Go through the data from its first line and retype each line, stopping once the line containing "const float I = acc[k] * invp;" has been retyped.
--------------------------------------------------
template <int R, int GPB, bool SC1 = false, bool TPRE = false>
__device__ __forceinline__ void rowinv_epilogue(float (&acc)[R], int P, int G, const JobDesc& jb, int j, int y,
                                                int rb, int grp, int t, const float* __restrict__ target,
                                                size_t tmask, float* __restrict__ inten_out, int inten_by_env,
                                                double* __restrict__ partial, double (&red)[GPB][3],
                                                const int32_t* __restrict__ rc_pending = nullptr,
                                                float* __restrict__ rc_cache = nullptr,
                                                const float* tpre = nullptr) {
  constexpr int N = R * R;
  constexpr int RB = N / GPB;
  const float invp = 1.0f / (float)P;
  const float* trow = target + ((((size_t)jb.env * G + jb.group) * N + y) * N & tmask);
  double sxy = 0.0, sxx = 0.0, syy = 0.0;
#pragma unroll
  for (int k = 0; k < R; ++k) {
    const float I = acc[k] * invp;
    const float T = TPRE ? tpre[k] : trow[t + R * k];
    sxy = fma((double)I, (double)T, sxy);
    sxx = fma((double)I, (double)I, sxx);
    syy = fma((double)T, (double)T, syy);
    acc[k] = I;
  }
  if (inten_out) {
    const size_t slot = inten_by_env ? (size_t)jb.env * G + jb.group : (size_t)j;
    float* orow = inten_out + (slot * N + y) * N;
    if (rc_pending) {
      const int p = rc_pending[jb.env];
      if (p != 0) {
        const int gp = (p > 0 ? p : -p) - 1;
        const size_t grow = (((size_t)jb.env * G + gp) * N + y) * N;
        if (p > 0) {
#pragma unroll
          for (int k = 0; k < R; ++k) rc_cache[grow + t + R * k] = inten_out[grow + t + R * k];
        } else if (gp != jb.group) {
#pragma unroll
          for (int k = 0; k < R; ++k) inten_out[grow + t + R * k] = rc_cache[grow + t + R * k];
        }
      }
    }
    if (inten_by_env) {
#pragma unroll
      for (int k = 0; k < R; ++k) __builtin_nontemporal_store(acc[k], orow + t + R * k);
    } else {
#pragma unroll
      for (int k = 0; k < R; ++k) orow[t + R * k] = acc[k];
    }
  }
#pragma unroll
  for (int off = R / 2; off >= 1; off >>= 1) {
    sxy += __shfl_xor(sxy, off, 64);
    sxx += __shfl_xor(sxx, off, 64);
    syy += __shfl_xor(syy, off, 64);
  }
  if (t == 0) { red[grp][0] = sxy; red[grp][1] = sxx; red[grp][2] = syy; }
  __syncthreads();
  if (threadIdx.x == 0) {
    double a = 0.0, b = 0.0, cc = 0.0;
    for (int g = 0; g < GPB; ++g) { a += red[g][0]; b += red[g][1]; cc += red[g][2]; }
    double* o = partial + ((size_t)j * RB + rb) * 3;
    if constexpr (SC1) {
      const __amdgpu_buffer_rsrc_t ro = walk_planes_rsrc(o, 24);
      __builtin_amdgcn_raw_buffer_store_b64(__builtin_bit_cast(u32x2, a), ro, 0, 0, kSc1Bit);
      __builtin_amdgcn_raw_buffer_store_b64(__builtin_bit_cast(u32x2, b), ro, 8, 0, kSc1Bit);
      __builtin_amdgcn_raw_buffer_store_b64(__builtin_bit_cast(u32x2, cc), ro, 16, 0, kSc1Bit);
    } else {
      o[0] = a; o[1] = b; o[2] = cc;
    }
  }
}

template <int R>
struct RowinvLanes {
  static constexpr int N = R * R, TL = 256 / R;
  static constexpr int JS = 16 * R * 8;
  int lo, hiB, vmid;
  __device__ __forceinline__ RowinvLanes(int y, int t) {
    const int yb = (y >> 4) * 16 * N + (y & 15) * TL;
    const int m = t / TL, u = t % TL;
    lo = (yb + m * 16 * TL + u) * 8;
    hiB = (yb + (u ? (3 * N / (2 * TL) - m - 1) * 16 * TL + TL - u : (3 * N / (2 * TL) - m) * 16 * TL) -
           16 * R * (R - 1)) * 8;
    vmid = t == 0 ? lo + JS * (R / 2) : hiB + JS * (R / 2 - 1);
  }
  __device__ __forceinline__ float2 load(__amdgpu_buffer_rsrc_t rs, int po, int jj) const {
    const int vo = jj < R / 2 ? lo : (jj == R / 2 ? vmid : hiB);
    const int so = po + (jj < R / 2 ? JS * jj : (jj == R / 2 ? 0 : JS * (R - 1 - jj)));
    return buf_ld2s(rs, vo, so);
  }
};
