int kano_info(kano_ctx* ctx, int64_t* out) {
  if (!ctx || !out) return -EINVAL;
  for (int k = 0; k < KANO_INFO_NSLOTS; ++k) out[k] = 0;
  out[KANO_INFO_N] = ctx->n;
  out[KANO_INFO_W] = ctx->W;
  out[KANO_INFO_P] = ctx->P;
  out[KANO_INFO_U] = ctx->rc.U;
  out[KANO_INFO_NNZ_SEL] = ctx->nnz_sel;
  out[KANO_INFO_NNZ_ALW] = ctx->nnz_alw;
  out[KANO_INFO_HEAVY] = ctx->heavy_count;
  out[KANO_INFO_ROW0] = ctx->r0;
  out[KANO_INFO_ROW1] = ctx->r1;
  out[KANO_INFO_MAXSEL] = ctx->max_sel;
  out[KANO_INFO_UA] = ctx->cc.U;
  out[KANO_INFO_HEAVY_PATH] = ctx->heavy_path;
  out[KANO_INFO_ROWS_CUS] = ctx->rows_cus;
  out[KANO_INFO_HEAVY_SEL] = ctx->heavy_sel;
  out[KANO_INFO_HEAVY_KERNEL] = ctx->heavy_kernel;
  out[KANO_INFO_WORK_ITEMS] = ctx->wi_total;
  out[KANO_INFO_ROWS_KERNEL] = ctx->rows_kernel;
  out[KANO_INFO_CLS_REUSED] = ctx->cls_reused;
  return 0;
}

int kano_col_checks(kano_ctx* ctx, uint64_t* col_and, uint64_t* col_or) {
  KTRY(ensure_matrix(ctx));
  if (!ctx->cols_valid) KTRY(recompute_cols(ctx));
  const i64 W = ctx->W;
  if (W == 0) return sync(ctx);
  KTRY(dalloc(ctx, ctx->col_and, sizeof(u64) * W));
  hipLaunchKernelGGL(k_col_final, dim3(nblk(W)), dim3(TPB), 0, ctx->stream,
                     P_<u64>(ctx->colnand), W, ctx->n, P_<u64>(ctx->col_and));
  KLAUNCH();
  if (col_and)
    KCHK(hipMemcpyAsync(col_and, ctx->col_and.p, sizeof(u64) * W, hipMemcpyDeviceToHost,
                        ctx->stream));
  if (col_or)
    KCHK(hipMemcpyAsync(col_or, ctx->color.p, sizeof(u64) * W, hipMemcpyDeviceToHost, ctx->stream));
  return sync(ctx);
}

int kano_col_flags_dev(kano_ctx* ctx, uint8_t* flags_dev) {
  KTRY(ensure_matrix(ctx));
  if (!ctx->cols_valid) KTRY(recompute_cols(ctx));
// ... 1032 lines not shown
      if (void* h = dlopen(path.c_str(), RTLD_NOW | RTLD_NOLOAD)) f = dlsym(h, "ncclAllGather");
    }
    if (!f) f = dlsym(RTLD_DEFAULT, "ncclAllGather");
    if (!f) {
      void* h = dlopen("librccl.so", RTLD_NOW | RTLD_GLOBAL);
      if (!h) h = dlopen("librccl.so.1", RTLD_NOW | RTLD_GLOBAL);
      if (h) f = dlsym(h, "ncclAllGather");
    }
    return reinterpret_cast<RcclAllGather>(f);
  }();
  return fn;
}

int verify_front(kano_ctx* ctx, int path, const int32_t* gid, int32_t ngroups, int64_t sys_row,
                 bool want_shadow, u64* words_dev, bool count_only = false) {
  ctx->vs_count_only = want_shadow && count_only;
  ctx->consume_prime = ctx->primed;
  if (ctx->async_pending && !ctx->primed) KTRY(swap_rows_inputs(ctx));
  const bool stored = !gid && ngroups == KANO_STORED_GROUPS;
  const bool want_cross = gid || stored;
  CrossPlan cp;
  ShadowPlan sp;
  auto pre_fill = [&](FillBatch& fb) -> int {
    return want_cross ? cross_prepare(ctx, gid, ngroups, cp, fb) : 0;
  };
  auto pre_run = [&](hipStream_t st) -> int {
    if (!want_cross || !cp.on) return 0;
    ScanBatch sb(ctx, st != nullptr);
    KTRY(cross_stage_a(ctx, cp, sb, st));
    KTRY(sb.run());
    return cross_stage_b1(ctx, cp, st);
  };
  auto extra = [&](FillBatch& fb) -> int {
    return want_shadow ? shadow_prepare(ctx, sp, fb) : 0;
  };
  ctx->vs_open = false;
  ctx->fork_pending = false;
  ctx->tail_compacted = false;
  bool fork_marked = false;
  const bool side_sh = want_shadow && !count_only;
  if (want_shadow) {
    ctx->fork_hook = [&](bool marked) -> int {
      if (!marked) KCHK(hipEventRecord(ctx->ev_fork2, ctx->stream));
      KCHK(hipStreamWaitEvent(ctx->stream2, ctx->ev_fork2, 0));
      KTRY(shadow_test_launch(ctx, sp, ctx->stream2));
      fork_marked = true;
      return 0;
    };
  }
  const int brc = build_impl(ctx, path, false, want_cross, extra, pre_fill, pre_run);
  ctx->fork_hook = nullptr;
  KTRY(brc);
  const i64 n = ctx->n, W = ctx->W;
  const bool have_sys = sys_row >= ctx->r0 && sys_row < ctx->r1;
  const bool cross_on = want_cross && cp.on;
  if (cross_on) KTRY(cross_stage_b2(ctx, cp));
  const bool side_run = fork_marked && side_sh;
  if (!side_run && fork_marked) {
    KCHK(hipEventRecord(ctx->ev_join2, ctx->stream2));
    ctx->fork_pending = true;
  }
  if (want_shadow && !side_run) {
    ScanBatch sb(ctx);
    if (ctx->fork_pending) {
      KCHK(hipStreamWaitEvent(ctx->stream, ctx->ev_join2, 0));
      ctx->fork_pending = false;
      KTRY(shadow_stage_a_scans(ctx, sp, sb));
    } else {
      KTRY(shadow_stage_a(ctx, sp, sb));
    }
    KTRY(sb.run());
  }
  if (ctx->cols_deferred) {
    ctx->cols_deferred = false;
    KTRY(mc_cols(ctx));
  }
  const i64 nb = std::max<i64>(1, nblk(W * 64));
  KTRY(dalloc(ctx, ctx->col_and, sizeof(u64) * std::max<i64>(1, W)));
  KTRY(dalloc(ctx, ctx->sysrow, sizeof(u64) * std::max<i64>(1, W)));
// ... 52 lines not shown
                                P_<i64>(ctx->poff), SZ_PAIRS));
      KTRY(sbs.run(sp.nt > 0 ? nullptr : ctx->ev_pairs));
    }
    KTRY(dalloc(ctx, ctx->L, sizeof(int2) * std::max<i64>(1, sp.nf)));
    if (sp.nt > 0) {
      launch_marked(k_shadow_compact, dim3((unsigned)sp.nt), dim3(TPB), 0, s2, ctx->ev_pairs,
                    P_<i64>(ctx->soffc), ctx->rc.U, P_<int32_t>(ctx->slist),
                    P_<i64>(ctx->pfoff), P_<uint8_t>(ctx->flags), sp.nf, P_<i64>(ctx->toff),
                    P_<int2>(ctx->L), sp.nf);
      KLAUNCH();
    }
    ctx->tail_compacted = true;
  }
  ctx->vs_open = true;
  ctx->vs_shadow = want_shadow;
  ctx->vs_cross_want = want_cross;
  ctx->vs_cross_on = cross_on;
  ctx->vs_have_sys = have_sys;
  ctx->vs_sys_on = sys_on;
  ctx->vs_rows = true;
  ctx->vs_nb = nb;
  ctx->vs_rl = sp.rl;
  return 0;
}

int spin_event(kano_ctx* ctx, hipEvent_t e) {
  using clk = std::chrono::steady_clock;
  const auto t0 = clk::now();
  for (uint32_t spin = 1;; ++spin) {
    const hipError_t q = hipEventQuery(e);
    if (q == hipSuccess) return 0;
    if (q != hipErrorNotReady) KCHK(q);
    __builtin_ia32_pause();
    if ((spin & 0xff) == 0 && clk::now() - t0 > std::chrono::seconds(1)) {
      KCHK(hipEventSynchronize(e));
      return 0;
    }
  }
}
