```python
c_float_p = ctypes.c_void_p
c_int64_p = ctypes.POINTER(ctypes.c_int64)
# ... 28 lines not shown
    'pm_hifigan_workspace_bytes': (_S, [_P, _I, _I]),
    'pm_hifigan_hopsize': (_I, [_P]),
    'pm_hifigan_features_cl_channels': (_I, [_P]),
    'pm_hifigan_forward': (_I, [_P, _P, _P, _I, _P, _I, _I, _P, _S, _P]),
    'pm_hifigan_forward_cl': (_I, [_P, _P, _P, _I, _P, _I, _I, _P, _S, _P]),
    'pm_hifigan_forward_ragged': (_I, [_P, _P, _I, _P, _I, _P, _P, _I, _I, _P, _S, _P]),
    'pm_hifigan_context': (_I, [_P, ctypes.POINTER(_I), ctypes.POINTER(_I)]),
    'pm_hifigan_stream': (_I, [_P, _P, _I, _I, _P, _I, _I, _P, _P, _I, _I, _I,
                               _P, _I, _P, _S, _P]),
    'pm_hifigan_stream_workspace_bytes': (_S, [_P, _I, _I]),
    'pm_hifigan_profile_enable': (_I, [_P, _I]),
    'pm_hifigan_profile_only': (_I, [_P, ctypes.c_char_p]),
    'pm_hifigan_profile_collect': (_I, [_P]),
    'pm_hifigan_profile_reset': (_I, [_P]),
    'pm_hifigan_profile_report': (ctypes.c_char_p, [_P]),
    'pm_prepare_features': (_I, [_P] * 8 + [_I] * 9 + [_F] * 6 + [_P]),
    'pm_prepare_global_features': (_I, [_P] * 5 + [_I, _I, _I, _P]),
    'pm_prepare_global_features_linear': (_I, [_P] * 6 + [_I, _I, _I, _P]),
    'pm_op_workspace_bytes': (_S, [_I, _I, _I]),
    'pm_block_iteration_cl': (_I, [_I] + [_P] * 6 + [_I] * 6 + [_F, _P, _S, _P]),
    'pm_block_iteration_ragged_cl': (
        _I, [_I] + [_P] * 7 + [_I] * 6 + [_F, _P, _S, _P]),
    'pm_block_cl': (_I, [_I, _P, _P] + [_P] * 5 + [_I] * 6 + [_F, _P, _S, _P]),
    'pm_block_act16_cl': (
        _I, [_I, _I, _P, _P, _P] + [_P] * 5 + [_I] * 6 + [_F, _P, _S, _P]),
    'pm_mrf_cl': (_I, [_I, _P, _P] + [_P] * 5 + [_I] * 4 + [_P, _S, _P]),
    'pm_input_conv_cl': (_I, [_I] + [_P] * 7 + [_I] * 6 + [_P, _S, _P]),
    'pm_conv_transpose_cl': (_I, [_I] + [_P] * 4 + [_I] * 6 + [_P, _S, _P]),
    'pm_conv_transpose_ragged_cl': (
        _I, [_I] + [_P] * 5 + [_I] * 6 + [_P, _S, _P]),
    'pm_conv_transpose_x16_cl': (_I, [_I] + [_P] * 4 + [_I] * 5 + [_P, _S, _P]),
    'pm_out_conv_tanh': (_I, [_P, _P, _P, _I, _I, _I, _P]),
    'pm_debug_timeline': (_I, [_P]),
    'pm_debug_force': (_I, [_I, _I]),
    'pm_debug_skew': (_I, [_I]),
    'pm_mfma_probe': (_I, [_I, _I, _P, _P, _I, _P]),
    'pm_walk_scratch_bytes': (_S, [_I]),
    'pm_fold_weight_norm': (_I, [_P, _P, _P, _I, _I, _P]),
    'pm_to_channels_last': (_I, [_P, _P, _I, _I, _I, _I, _P]),
    'pm_grid_sample': (_I, [_P, _P, _P, _I, _I, _I, _I, _F, _F, _F, _F, _P]),
    'pm_stretch_grid': (_I, [_P, _I, _P, _I, _P, _P, _I, _I, _P]),
    'pm_fargan_create': (_I, [_I, _I, _I, ctypes.POINTER(_P)]),
    'pm_fargan_destroy': (_I, [_P]),
    'pm_fargan_load_tensor': (_I, [_P, ctypes.c_char_p, _P, c_int64_p, _I, _P]),
    'pm_fargan_finalize': (_I, [_P, _P]),
    'pm_fargan_workspace_bytes': (_S, [_P, _I, _I]),
    'pm_fargan_forward': (_I, [_P, _P, _I, _P, _I, _P, _I, _P, _I, _I, _P, _S, _P]),
    'pm_fargan_forward_ragged': (_I, [_P, _P, _I, _P, _I, _P, _I, _P, _P, _I, _I, _P, _S, _P]),
    'pm_fargan_forward_stateful': (_I, [_P, _P, _I, _P, _I, _P, _I, _P, _P, _P, _P, _I, _I, _P, _S, _P]),
    'pm_fargan_set_mode': (_I, [_P, _I]),
    'pm_fargan_check': (_I, [_P, _I, _I, _P, _P]),
    'pm_stft_scratch_bytes': (_S, [_I, _I]),
    'pm_stft_magnitude': (_I, [_P, _P, _I, _I, _P, _S, _P]),
    'pm_stft_magnitude_dft': (_I, [_P, _P, _I, _I, _P, _S, _P]),
    'pm_stft_mel_scratch_bytes': (_S, [_I]),
    'pm_stft_mel_prepare': (_I, [_P, _I, _P, _S, _P]),
    'pm_stft_mel': (_I, [_P, _P, _P, _I, _I, _I, _I, _F, _P]),
    'pm_stft_set_frames_per_group': (_I, [_I]),
# ... 157 lines not shown
```

promonet_amd/csrc/pm_api.hip:

```cpp
#include <hip/hip_runtime.h>

#include <algorithm>
#include <cstdarg>
#include <cstdio>
#include <cstring>
#include <map>
#include <mutex>
#include <string>
#include <vector>

#include "pm_host.h"
#include "pm_launch.h"
#include "pm_misc.h"

#define PM_VERSION 100

static thread_local char g_error[512] = "";

int pm_fail(int code, const char* fmt, ...) {
    va_list ap;
    va_start(ap, fmt);
    vsnprintf(g_error, sizeof(g_error), fmt, ap);
    va_end(ap);
    return code;
// ... 1066 lines not shown
    void* stream) {
    if (!lengths) return pm_fail(PM_EINVAL, "null argument");
    return block_iteration_cl_impl(dtype, x, out, w1, b1, w2, b2, lengths, B,
                                   L, C, K, d, mode, scale, ws, ws_bytes,
                                   stream);
}

extern "C" int pm_debug_timeline(void* dev_buffer) {
#ifdef PM_TUNING
    g_timeline = (unsigned long long*)dev_buffer;
    return PM_OK;
#else
    (void)dev_buffer;
    return pm_fail(PM_ESTATE, "pm_debug_timeline needs a -DPM_TUNING build "
                              "(make TUNING=1)");
#endif
}

static int block_cl_impl(
    int dtype, const float* x, float* out, const float* const* w1,
    const float* const* b1, const float* const* w2, const float* const* b2,
    const int* dilations, int niter, int B, int L, int C, int K, int mode,
    float scale, void* ws, size_t ws_bytes, void* stream, void* act16,
    int act_dtype) {
    if (!x || !out || !w1 || !b1 || !w2 || !b2 || !dilations || !ws)
        return pm_fail(PM_EINVAL, "null argument");
    const int Cp = pm_pad32(C);
    if (Cp > 256)
        return pm_fail(PM_EINVAL, "channels %d unsupported (<= 256)", C);
    if ((K != 3 && K != 7 && K != 11) || niter < 1 || niter > 3)
        return pm_fail(PM_EINVAL,
                       "kernel %d / %d iterations unsupported", K, niter);
    const size_t per = iteration_layout(C, C, K, nullptr).total;
    if (ws_bytes < 3 * per)
        return pm_fail(PM_ENOMEM, "workspace too small");
    hipStream_t s = (hipStream_t)stream;
    PmStage d = stage_desc(Cp, x, out, B, L, mode, scale, 1, niter);
    d.blk[0].K = K;
    for (int n = 0; n < niter; ++n) {
        const int rc = pack_iteration(dtype, C, K, w1[n], b1[n], w2[n], b2[n],
                                      (char*)ws + n * per, s, &d.blk[0].w1[n],
                                      &d.blk[0].w2[n]);
        if (rc) return rc;
        d.blk[0].dil[n] = dilations[n];
    }
    if (ws_bytes > 3 * per) {
        d.scratch = (char*)ws + 3 * per;
        d.scratch_bytes = ws_bytes - 3 * per;
    }
    if (act16) { d.act16 = act16; d.act16_type = act_dtype; }
    PmPlan plan;
    PM_HIP_TRY(plan_stage(dtype, d, 1, &plan));
    if (plan.block[0].kernel == PM_PAIRS)
        return pm_fail(PM_EINVAL, "no whole-Block kernel for this shape");
    PM_HIP_TRY(launch_block3(dtype, plan.block[0], d, 0, s));
    if (act16 && !plan.block[0].act16)
        return pm_fail(PM_ESTATE,
                       "the launch did not take the skewed walk: `out` "
                       "holds the fp32 result, the 16-bit operand copy was not "
                       "written");
    return PM_OK;
}

extern "C" int pm_block_cl(
    int dtype, const float* x, float* out, const float* const* w1,
    const float* const* b1, const float* const* w2, const float* const* b2,
    const int* dilations, int niter, int B, int L, int C, int K, int mode,
    float scale, void* ws, size_t ws_bytes, void* stream) {
    return block_cl_impl(dtype, x, out, w1, b1, w2, b2, dilations, niter, B, L,
                         C, K, mode, scale, ws, ws_bytes, stream, nullptr, 0);
}

extern "C" int pm_block_act16_cl(
    int dtype, int act_dtype, const float* x, float* out, void* act16,
    const float* const* w1, const float* const* b1, const float* const* w2,
    const float* const* b2, const int* dilations, int niter, int B, int L,
    int C, int K, int mode, float scale, void* ws, size_t ws_bytes,
    void* stream) {
    if (!act16) return pm_fail(PM_EINVAL, "null argument");
    if (act_dtype != PM_F16 && act_dtype != PM_BF16)
        return pm_fail(PM_EINVAL, "act_dtype must be PM_F16 or PM_BF16");
    return block_cl_impl(dtype, x, out, w1, b1, w2, b2, dilations, niter, B, L,
                         C, K, mode, scale, ws, ws_bytes, stream, act16,
                         act_dtype);
}

extern "C" int pm_mrf_cl(
    int dtype, const float* x, float* out, const float* const* w1,
    const float* const* b1, const float* const* w2, const float* const* b2,
    const int* dilations, int niter, int B, int L, int C, void* ws,
    size_t ws_bytes, void* stream) {
    if (!x || !out || !w1 || !b1 || !w2 || !b2 || !dilations || !ws)
        return pm_fail(PM_EINVAL, "null argument");
// ... 170 lines not shown
    const uint4* src = (const uint4*)operands;
    if (dtype == PM_F16)
        hipLaunchKernelGGL(pm_mfma_probe_kernel<1>, dim3(workgroups), dim3(256),
                           0, s, src, sink, iterations);
    else if (dtype == PM_BF16)
        hipLaunchKernelGGL(pm_mfma_probe_kernel<2>, dim3(workgroups), dim3(256),
                           0, s, src, sink, iterations);
    else
        return pm_fail(PM_EINVAL,
                       "probe operand type must be PM_F16 or PM_BF16");
    PM_HIP_TRY(hipGetLastError());
    return PM_OK;
}
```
--------------------------------------------------
Answer to the problem:
template <int R, int GPB, bool SC1 = false, bool TPRE = false>
__device__ __forceinline__ void rowinv_epilogue(float (&acc)[R], int P, int G, const JobDesc& jb, int j, int y,
                                                int rb, int grp, int t, const float* __restrict__ target,
                                                size_t tmask, float* __restrict__ inten_out, int inten_by_env,
                                                double* __restrict__ partial, double (&red)[GPB][3],
                                                const int32_t* __restrict__ rc_pending = nullptr,
                                                float* __restrict__ rc_cache = nullptr,
                                                const float* tpre = nullptr) {
  constexpr int N = R * R;
  constexpr int RB = N / GPB;
  const float invp = 1.0f / (float)P;
  const float* trow = target + ((((size_t)jb.env * G + jb.group) * N + y) * N & tmask);
  double sxy = 0.0, sxx = 0.0, syy = 0.0;
#pragma unroll
  for (int k = 0; k < R; ++k) {
    const float I = acc[k] * invp;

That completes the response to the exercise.